Multi-agents: Context is Everything | Agentic Insights Blog

Introduction

Two concepts have emerged as critical components for enterprise AI applications: Retrieval-Augmented Generation (RAG) and context windows. This post aims to clarify these concepts and explore their significance in multi-agent frameworks and AI development.

Needle in a Haystack - by Vaskin Kissoyan

RAG: Enhancing AI with External Knowledge

Retrieval-Augmented Generation (RAG) has become a cornerstone technology for enterprise AI applications. Here's how it works:

Context Windows: The AI's Short-Term Memory

Context windows represent the AI's short-term memory during the inference phase. They determine how much information the model can actively process at once. Key points:

Early context windows were small (4-8 KB), limiting complex interactions.

Larger context windows enable more sophisticated applications, including multi-agent frameworks.

The Importance of Context Windows in Multi-Agent Frameworks

Context windows only a year ago were very small 4 KB or 8 KB, and that’s fine for zero-shot Q&A or a short chatbot conversation, but these windows were so short that a few hundred lines of code and some back and forth conversation would spill over the window, and AI models completely forget literally everything that’s not in this window.

In multi-agent frameworks, you want the team to have a context and the conversations between agents are often critical to the improvement of the work-product and state has to be managed within a context window. Some of the frameworks allow conversations be arbitrarily extended by the agents. It begs the questions:

Losing fidelity in memory, I believe breaks the reliability that may be baked into an orchestrated cognitive architecture. The frameworks like AutoGen and CrewAI often leave room for the agents to converse arbitrarily long time. Others like LangGraph all for a more controlled and precise use of context windows currently.

Needle in a Haystack

Early prompt engineering days, it seemed like GPT-4 wouldn’t quite be able to recall everything even if it was in the context window and I knew it had not spilled over yet.

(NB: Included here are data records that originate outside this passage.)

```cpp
PYBIND11_MODULE(_gpuhash, m) {
  m.doc() = "gfx950 batched SHA-1 piece verification (one lane per piece)";
  m.def("device_count", &device_count);
  m.def(
      "mem_info",
      [](int device) {
        size_t free_b = 0, total_b = 0;
        HIP_CHECK(hipSetDevice(device));
        HIP_CHECK(hipMemGetInfo(&free_b, &total_b));
        return py::make_tuple(free_b, total_b);
      },
      py::arg("device") = 0, "(free, total) bytes of device memory (hipMemGetInfo)");
  m.def("arch", [] {
    hipDeviceProp_t p;
    HIP_CHECK(hipGetDeviceProperties(&p, 0));
    return std::string(p.gcnArchName);
  });
  py::class_<GpuVerifier>(m, "GpuVerifier")
      .def(py::init([](int device, int64_t batch_bytes, int readers) {
             py::gil_scoped_release rel;
             return new GpuVerifier(device, batch_bytes, readers);
           }),
           py::arg("device") = 0, py::arg("batch_bytes") = (int64_t)256 << 20,
           py::arg("reader_threads") = 8)
      .def(
          "hash_buffer",
          [](GpuVerifier& g, const py::buffer& b, int64_t piece_len) {
            py::buffer_info info = b.request();
            int64_t n = (int64_t)info.size * (int64_t)info.itemsize;
            if (piece_len <= 0) throw std::invalid_argument("piece_len must be > 0");
            std::string out;
            {
              py::gil_scoped_release rel;
              out = g.hash_buffer((const uint8_t*)info.ptr, n, piece_len);
            }
            return py::bytes(out);
          },
          py::arg("data"), py::arg("piece_len"))
      .def(
          "verify_files",
          [](GpuVerifier& g, const std::vector<std::pair<std::string, int64_t>>& files,
             int64_t piece_len, const py::bytes& hashes) {
            std::string hs = hashes;
            if (piece_len <= 0) throw std::invalid_argument("piece_len must be > 0");
            std::vector<uint8_t> ok;
            {
              py::gil_scoped_release rel;
              ok = g.verify_files(files, piece_len, hs);
            }
            return py::bytes((const char*)ok.data(), ok.size());
          },
          py::arg("files"), py::arg("piece_len"), py::arg("hashes"))
      .def(
          "verify_files_streamed",
          [](GpuVerifier& g, const std::vector<std::pair<std::string, int64_t>>& files,
             int64_t piece_len, const py::bytes& hashes, int64_t chunk,
             const std::vector<int>& which) {
            std::string hs = hashes;
            if (piece_len <= 0) throw std::invalid_argument("piece_len must be > 0");
            std::vector<uint8_t> ok;
            std::vector<double> timing;
            {
              py::gil_scoped_release rel;
              ok = g.verify_files_streamed(files, piece_len, hs, chunk, &timing, which);
            }
            return py::make_tuple(py::bytes((const char*)ok.data(), ok.size()),
                                  py::make_tuple(timing[0], timing[1]));
          },
          py::arg("files"), py::arg("piece_len"), py::arg("hashes"), py::arg("chunk") = 65536,
          py::arg("which") = std::vector<int>{},
          "Chunk-streamed SHA-1 verification: returns (ok bytes, (host_fill_s, host_wait_s)); "
          "with `which`, one ok byte per listed piece in list order.")
      .def(
          "kernel_bench",
          [](GpuVerifier& g, int64_t piece_len, int n_pieces, int iters) {
            if (piece_len <= 0 || piece_len % 16 || n_pieces <= 0 || iters <= 0)
              throw std::invalid_argument("piece_len must be a positive multiple of 16");
            std::vector<double> r;
            {
              py::gil_scoped_release rel;
              r = g.kernel_bench(piece_len, n_pieces, iters);
            }
            return py::make_tuple(r[0], r[1]);
          },
          py::arg("piece_len"), py::arg("n_pieces"), py::arg("iters") = 5,
          "(ms_bitop3, ms_plain): kernel time per launch, device-resident data")
      .def(
          "kernel_bench_prefetch",
          [](GpuVerifier& g, int64_t piece_len, int n_pieces, int iters) {
            if (piece_len <= 0 || piece_len % 16 || n_pieces <= 0 || iters <= 0)
              throw std::invalid_argument("piece_len must be a positive multiple of 16");
            std::vector<double> r;
            {
              py::gil_scoped_release rel;
              r = g.kernel_bench_prefetch(piece_len, n_pieces, iters);
            }
            return py::make_tuple(r[0], r[1]);
          },
          py::arg("piece_len"), py::arg("n_pieces"), py::arg("iters") = 5,
          "(ms_prefetch, ms_no_prefetch): kernel time per launch, device-resident data")
      .def(
          "kernel_bench_concurrent",
          [](GpuVerifier& g, int64_t piece_len, int n0, int n1, int iters, int mode) {
            if (piece_len < 256 || piece_len % 16 || n0 <= 0 || n1 < 0 || iters <= 0 ||
                mode < 0 || mode > 2)
              throw std::invalid_argument("piece_len must be a multiple of 16, >= 256");
            std::vector<double> r;
            {
              py::gil_scoped_release rel;
              r = g.kernel_bench_concurrent(piece_len, n0, n1, iters, mode);
            }
            return py::make_tuple(r[0], r[1], r[2]);
          },
          py::arg("piece_len"), py::arg("n0"), py::arg("n1"), py::arg("iters") = 3,
          py::arg("mode") = 0,
          "(ms alone, ms on stream 0, ms on stream 1): sha1_lanes_split launches of n0 and n1 "
          "lanes side by side (mode 0), n0 beside 48 x 64 MiB H2D copies (1), after 40 ms idle "
          "(2)")
      .def(
          "kernel_bench_split",
          [](GpuVerifier& g, int64_t piece_len, int n_pieces, int iters, bool dup) {
            if (piece_len < 256 || piece_len % 16 || n_pieces <= 0 || iters <= 0)
              throw std::invalid_argument("piece_len must be a multiple of 16, >= 256");
            std::vector<double> r;
            {
              py::gil_scoped_release rel;
              r = g.kernel_bench_split(piece_len, n_pieces, iters, dup);
            }
            return py::make_tuple(r[0], r[1], r[2] != 0.0);
          },
          py::arg("piece_len"), py::arg("n_pieces"), py::arg("iters") = 3, py::arg("dup") = true,
          "(ms_split, ms_lanes, digests_equal): the PartHasher's two kernels on one lane table "
          "(dup=False: the split kernel with its idle lanes left idle)")
      .def_property_readonly("batch_bytes", &GpuVerifier::batch_bytes);
  py::class_<PartHasher>(m, "PartHasher")
      .def(py::init([](int device, int64_t slot_bytes, int slots, int streams, int max_lanes,
                       int copy_streams) {
             py::gil_scoped_release rel;
             return new PartHasher(slot_bytes, max_lanes, device, slot_bytes, slots, streams,
                                   max_lanes, copy_streams);
           }),
           py::arg("device") = 0, py::arg("slot_bytes") = (int64_t)1 << 30, py::arg("slots") = 8,
           py::arg("streams") = 0, py::arg("max_lanes") = 16384, py::arg("copy_streams") = 2)
      .def(
          "api",
          [](PartHasher& h) {
            return py::capsule((void*)h.api(), "downloader_amd.gpu_part_api");
          },
          "PyCapsule of the C ABI (gpu_part_api.h) for _native.set_gpu_part_hasher; the "
          "PartHasher must outlive every user of the capsule (ops.hashing keeps it for good)")
      .def(
          "hash",
          [](PartHasher& h, const py::buffer& b, int64_t piece_len) {
            py::buffer_info info = b.request();
            const int64_t n = (int64_t)info.size * (int64_t)info.itemsize;
            const int64_t np = piece_len > 0 ? (n + piece_len - 1) / piece_len : 0;
            std::string out((size_t)np * 20, '\0');
            char err[256] = {0};
            int rc;
            {
              py::gil_scoped_release rel;
              void* p = info.ptr;
              bool r = h.reg(p, (size_t)n) == 0;
              uint64_t t = h.submit((const uint8_t*)p, n, piece_len);
              rc = t ? h.wait(t, GPU_PART_DONE, (uint8_t*)out.data(), out.size(), err, sizeof err)
                     : -1;
              if (r) h.unreg(p);
            }
            if (rc != 0) throw std::runtime_error(err[0] ? err : "PartHasher refused the part");
            return py::bytes(out);
          },
          py::arg("data"), py::arg("piece_len"))
      .def("stats", &part_stats);
}
```

downloader_amd/csrc/module.cpp:

```cpp
#include <pybind11/pybind11.h>
#include <pybind11/stl.h>

#include <atomic>
#include <cstdlib>
#include <netinet/in.h>
#include <netinet/tcp.h>
#include <sys/socket.h>

#include "native.h"

namespace py = pybind11;
using namespace stager;

namespace {

struct BufView {
  const uint8_t* p;
  size_t n;
  py::buffer_info info;
};

BufView view(const py::buffer& b) {
  py::buffer_info info = b.request();
  if (info.ndim > 1 && info.strides.back() != info.itemsize)
    throw std::invalid_argument("buffer must be C-contiguous");
  size_t n = (size_t)info.size * (size_t)info.itemsize;
  return BufView{(const uint8_t*)info.ptr, n, std::move(info)};
}

py::dict head_to_dict(const ResponseHead& h) {
  py::dict d;
  d["status"] = h.status;
  d["reason"] = h.reason;
  py::list hs;
  for (auto& kv : h.headers) hs.append(py::make_tuple(kv.first, kv.second));
  d["headers"] = hs;
  d["content_length"] = h.content_length;
  d["chunked"] = h.chunked;
  d["keep_alive"] = h.keep_alive;
  return d;
}

}

void forget_ticket(uint64_t id) {
  if (id) gpu_part_forget(id);
}

static bool head_matches(const std::string& head, const std::string& pat) {
  size_t at = 0, i = 0;
  while (i <= pat.size()) {
    size_t star = pat.find('*', i);
    if (star == std::string::npos) star = pat.size();
    std::string piece = pat.substr(i, star - i);
    if (!piece.empty()) {
      size_t f = head.find(piece, at);
      if (f == std::string::npos) return false;
      at = f + piece.size();
    }
    i = star + 1;
  }
  return true;
}

static bool fault_bad_crc(const std::string& put_head) {
  static std::string pat;
  static std::atomic<int64_t> left{[] {
    const char* e = getenv("STAGER_FAULT_BAD_CRC");
    if (!e || !*e) return (int64_t)0;
    std::string v(e);
    size_t c = v.rfind(':');
    int64_t n = 1;
    if (c != std::string::npos && c + 1 < v.size() &&
        v.find_first_not_of("0123456789", c + 1) == std::string::npos) {
      n = atoll(v.c_str() + c + 1);
      v.resize(c);
    }
    pat = v;
    return n;
  }()};
  if (left.load(std::memory_order_relaxed) <= 0 || !head_matches(put_head, pat)) return false;
  return left.fetch_sub(1) > 0;
}

struct PieceSplit {
  int64_t skip, full_len, piece_len;
};

py::dict relay(HttpConn& src, const py::bytes& get_head, HttpConn& dst, const py::bytes& put_head,
               int64_t length, Progress* prog, int64_t max_body, const PieceSplit* split,
               bool crc, bool gpu = false) {
  std::string gh = get_head, ph = put_head;
  ResponseHead g, p;
  std::string gerr, pbody, digests, head, tail, crc_b64;
  int64_t moved = 0;
  uint64_t ticket = 0;
  {
    py::gil_scoped_release rel;
    try {
      src.send_request(gh, nullptr, 0);
      g = src.read_head();
      bool ok = (g.status == 200 || g.status == 206) && !g.chunked && g.content_length == length;
      if (!ok) {
        if (!g.chunked && g.content_length >= 0 && g.content_length <= (1 << 20))
          gerr = src.read_body(g, 1 << 20);
        else
          src.mark_unusable();
      } else {
        int cork = 1;
        setsockopt(dst.fd(), IPPROTO_TCP, TCP_CORK, &cork, sizeof(cork));
        dst.send_raw(ph);
        uint32_t c = 0;
        if (crc && length > 0) {
          char hx[32];
          snprintf(hx, sizeof hx, "%llx\r\n", (unsigned long long)length);
          dst.send_raw(hx);
        }
        moved = split ? src.relay_body_hashed(dst, length, split->skip, split->full_len,
                                              split->piece_len, prog, &digests, &head, &tail,
                                              crc ? &c : nullptr, gpu ? &ticket : nullptr)
                      : src.relay_body_to(dst, length, prog, crc ? &c : nullptr);
        if (crc) {
          if (fault_bad_crc(ph)) c ^= 1u;
          crc_b64 = crc32c_base64(c);
          dst.send_raw(std::string(length > 0 ? "\r\n" : "") + "0\r\nx-amz-checksum-crc32c:" +
                       crc_b64 + "\r\n\r\n");
        }
        cork = 0;
        setsockopt(dst.fd(), IPPROTO_TCP, TCP_CORK, &cork, sizeof(cork));
        p = dst.read_head();
        pbody = dst.read_body(p, max_body);
      }
    } catch (...) {
      forget_ticket(ticket);
      throw;
    }
    if (ticket && !(p.status >= 200 && p.status < 300)) {
      forget_ticket(ticket);
      ticket = 0;
    }
  }
  py::dict d;
  d["get"] = head_to_dict(g);
  d["get_body"] = py::bytes(gerr);
  d["put"] = p.status ? (py::object)head_to_dict(p) : py::none();
  d["put_body"] = py::bytes(pbody);
  d["moved"] = moved;
  d["crc32c"] = crc_b64;
  if (split) {
    d["gpu_ticket"] = ticket;
    d["digests"] = py::bytes(digests);
    d["head"] = py::bytes(head);
    d["tail"] = py::bytes(tail);
  }
  return d;
}
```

This was before the introduction to the needle in a haystack (NIAH) eval that is now the norm when foundation models are released.

There is great interest in extending context-windows as well as improving the accuracy of recall. A lot of GPT-4o mistakes and issues in adherence, to me, seem to stem from this lack of for lack of a better analogy - photographic memory within the context window.

I’ve tested Anthropic’s Claude (200 KB) and Gemini Pro 1.5 (2MM KB) in this regard, and they definitely can recall and synthesize everything they are given at a rate above 99%. Claude 3.5 Sonnet, the best frontier model as of this writing with 99.7% accuracy, and they planned on having 1MM context windows available for Claude 3, but haven’t released any release timelines.

Additionally to showcase how important it is, Google released their research on near infinite context windows very recently.

In the last Google I/O - google announced that context window management would be something built into their APIs, and after working with prompts that has more than 750 KB tokens, I understand why.

New Claude adds Context Window Management

Anthropic, this week dropped a ‘projects’ abstraction that allows teams to share context windows. Sort of a mix between the context window concept above with Slack channels. Unlike OpenAI’s leading with RAG first, Anthropic is leaning into the power of context windows.

RAG vs. Context Windows: Complementary Technologies

Context can easily be generated from a RAG search, but ultimately, it’s a search that brings in only parts of a document.

In some use cases that is an acceptable strategy to putting in just the right tokens into the context window for inference. However it leaves the impression that the AI was ‘thinking’ about the entire document, which I believe is my pain point with RAG, and why I’m writing this article to disambiguate the two.

Watch the context window space, managing, sharing, saving, and extending contexts will become easier and easier to manage. I can already see this in the new feature from Claude and some of the API calls in the Gemini API that allow you to do such management.

Notes on prompt & agent engineering:

When experimenting with multi-agents, use models that can easily find a needle in a haystack (Anthropic Claude or Google Gemini).

Know what is in the context-window and what is not at any given time when corresponding with the AI.

Understand the pros and cons of each frontier model to be able to use the most intelligence available for a given problem.

Find creative ways of getting as much context per token as possible when putting things in the context window.